Mastercard is set to integrate generative AI into its existing Digital Intelligence platform, enhancing its current Decision Intelligence (DI) capabilities.
DI currently processes and scores 143 billion transactions annually for banks in real-time. With the addition of generative AI, the system will analyze more than one trillion data points to determine the legitimacy of each transaction. The upgraded Decision Intelligence Pro is slated for release later this year.
“The precision of the solution—achieved by scanning potential points of sale in real time—has been shown in our own analysis to not only increase accuracy, but also reduce the number of false positives by more than 85%,” said Ajay Bhalla, President of Cyber and Intelligence at Mastercard, in a prepared statement.
Generative AI’s Potential to Transform Payments
Generative AI is hailed as the latest breakthrough poised to revolutionize payments.

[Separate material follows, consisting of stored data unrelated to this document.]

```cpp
enum OptionId { OPT_KF_EMIT_MODE, OPT_KF_LANES, OPT_KF_SMALL_MODE, OPT_FORCE_GENERIC, OPT_GSF_STRUCTURED,
                OPT_BPF_VARIANT, OPT_BPF_HBM_MODE, OPT_BPF_SPEC, OPT_BPF_ARITH, OPT_RTS_LOAD_MODE, OPT_UGSF_FORCE_GENERIC, OPT_FFBS_SPL,
                OPT_AGSF_FORCE_GENERIC, OPT_PKF_BLOCK, OPT_PRS_BLOCK, OPT_PFS_BLOCK,
                OPT_COUNT };
struct CallOverrides {
  int value[OPT_COUNT];
  bool armed[OPT_COUNT];
};
CallOverrides& call_overrides();
struct Option {
  std::atomic<int> global;
  OptionId id;
  Option(int v, OptionId i) : global(v), id(i) {}
  int load() const {
    const CallOverrides& c = call_overrides();
    return c.armed[id] ? c.value[id] : global.load();
  }
  operator int() const { return load(); }
  Option& operator=(int v) {
    global = v;
    return *this;
  }
};
void begin_call_constants();
void release_call_constants();
struct CallOptionScope {
  CallOptionScope() { begin_call_constants(); }
  ~CallOptionScope() {
    CallOverrides& c = call_overrides();
    for (int i = 0; i < OPT_COUNT; ++i) c.armed[i] = false;
    release_call_constants();
  }
};

int device_constants(const void* host, size_t bytes, hipStream_t stream, const void** d_out);

#ifndef BF_MISSING
#define BF_MISSING false
#endif
#if BF_MISSING
#define BF_GROUP_FN(FAMILY_, G_) launch_##FAMILY_##_missing_group_##G_
#else
#define BF_GROUP_FN(FAMILY_, G_) launch_##FAMILY_##_group_##G_
#endif

template <class Group, class... Args>
inline int run_groups(Group* const* groups, size_t count, bool* matched, const Args&... args) {
  *matched = false;
  for (size_t g = 0; g < count; ++g) {
    const int rc = groups[g](args..., matched);
    if (*matched) return rc;
  }
  return BF_OK;
}

inline SView make_sview(const bf_stream& s) { return SView{s.ptr, s.sB, s.sK, s.sT, s.sE}; }
// ... 5 lines not shown
```

bayesianfiltering_amd/csrc/kf_scan_mfma.hip:

```cpp
#include <cstdlib>
#include "forward_host.hpp"
#include "lgssm_pack.hpp"
#include "mfma_multi.hpp"
#include "mfma_tiles.hpp"

namespace bf {

template <int N, int M>
struct MfmaConst {
  float reserved[N * N + M * N];
  float GQG[N * N], DRD[M * M], Gq0[N], Dr0[M];
  float dth[8];
  unsigned short A3[3][N * N], H3[3][M * N];
};

__device__ __attribute__((noinline)) void chol_w_rows_bf(lds_f* sc, lds_f* sT, lds_f* sv, lds_f* mcur, lds_f* mnxt, lds_f* scv, lds_c* wt,
                                                         int lane) {
  chol_w_rows_impl<64>(sc, sT, sv, mcur, mnxt, scv, wt, lane);
}
__device__ __attribute__((noinline, used)) float chol_loglik_rows(lds_f* sc, lds_f* sv, int lane) { return chol_loglik_rows_impl(sc, sv, lane); }

template <int N>
__device__ __forceinline__ void store_tile(const SView& sv, long long b, long long t, int pi, int pj, int lane, const f32x16& acc, int k = 0) {
  if (!sv.p) return;
  const int lr = lane & 31, lk = lane >> 5;
  gl_f* base = per_step(sv.p + b * sv.sB + k * sv.sK + t * sv.sT);
  const unsigned e0 = (unsigned)((32 * pi + 4 * lk) * N + 32 * pj + lr);
  if (sv.sE == 1) {
    BF_UNROLL for (int r = 0; r < 16; ++r) __builtin_nontemporal_store(acc[r], base + (e0 + ((r & 3) + 8 * (r >> 2)) * N));
  } else {
    const long long sE = sv.sE + (long long)opaque_szero();
    const unsigned e0s = e0 + (unsigned)opaque_zero();
    BF_UNROLL for (int r = 0; r < 16; ++r) __builtin_nontemporal_store(acc[r], base + (long long)(e0s + ((r & 3) + 8 * (r >> 2)) * N) * sE);
  }
}
template <int N>
__device__ __forceinline__ void store_tile_n(const SView& sv, long long b, long long t, int pi, int pj, int lane, const f32x16& acc, int nr, int k = 0) {
  if (nr == N) return store_tile<N>(sv, b, t, pi, pj, lane, acc, k);
  if (!sv.p) return;
  const int lr = lane & 31, lk = lane >> 5;
  gl_f* base = per_step(sv.p + b * sv.sB + k * sv.sK + t * sv.sT);
  const int col = 32 * pj + lr;
  const long long sE = sv.sE + (long long)opaque_szero();
  BF_UNROLL for (int r = 0; r < 16; ++r) {
    const int row = 32 * pi + (r & 3) + 8 * (r >> 2) + 4 * lk;
    if (col < nr && row < nr) __builtin_nontemporal_store(acc[r], base + (long long)(row * nr + col) * sE);
  }
}

__device__ __forceinline__ float dot_terms_half(const u32x4 (*x)[4], const float* v, int lk, int h) {
  float s = 0.f;
  BF_UNROLL for (int cc = 0; cc < 2; ++cc) BF_UNROLL for (int d = 0; d < 4; ++d) {
    const u32x4 x0v = h ? x[0][2 + cc] : x[0][cc], x1v = h ? x[1][2 + cc] : x[1][cc], x2v = h ? x[2][2 + cc] : x[2][cc];
    const float x0 = (bf_lo(x0v[d]) + bf_lo(x1v[d])) + bf_lo(x2v[d]);
    const float x1 = (bf_hi(x0v[d]) + bf_hi(x1v[d])) + bf_hi(x2v[d]);
    const int k = 16 * (2 * h + cc) + 8 * lk + 2 * d;
    s = fmaf(x0, v[k], s);
    s = fmaf(x1, v[k + 1], s);
  }
  return s;
}
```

It promises to enhance fraud detection by analyzing vast transaction data, improve customer experiences through conversational chatbots, and streamline data reconciliation and reporting processes.
Despite its promising potential, accurately measuring the impact generative AI to overall fraud detection remains challenging. In his latest report, Generative AI Comes to Life: Notes from the Field, Christopher Miller, Lead Analyst for Emerging Payments at Javelin Strategy & Research, delved into the opportunities and challenges associated with implementing generative AI within the payments space.
“I would say broadly that based on our conversations with teams working on generative AI applications, they are generally hesitant to provide numbers that frame the impact of gen AI models, so we can take even such a broad claim of 20%-300% reduction with a grain of salt,” Miller said.
“Many companies are working on leveraging gen AI’s ability to include much larger data sets and do analysis at the transaction level rather than simply risk scoring individuals. The upsides mentioned here, with two types of improvement in fraud—e.g. reduction in false positives, and increased detection of fraudulent behavior—do offer real promise. Increased fraud detection combined with lower false positive rates reduce the ‘cost’ of fraud detection and make it less invasive to the customer experience of paying. We are characterizing this type of gain as ‘the hidden impact of a visible technology’ for this very reason, it’s unlikely to be obvious in any way to consumers that this is happening.”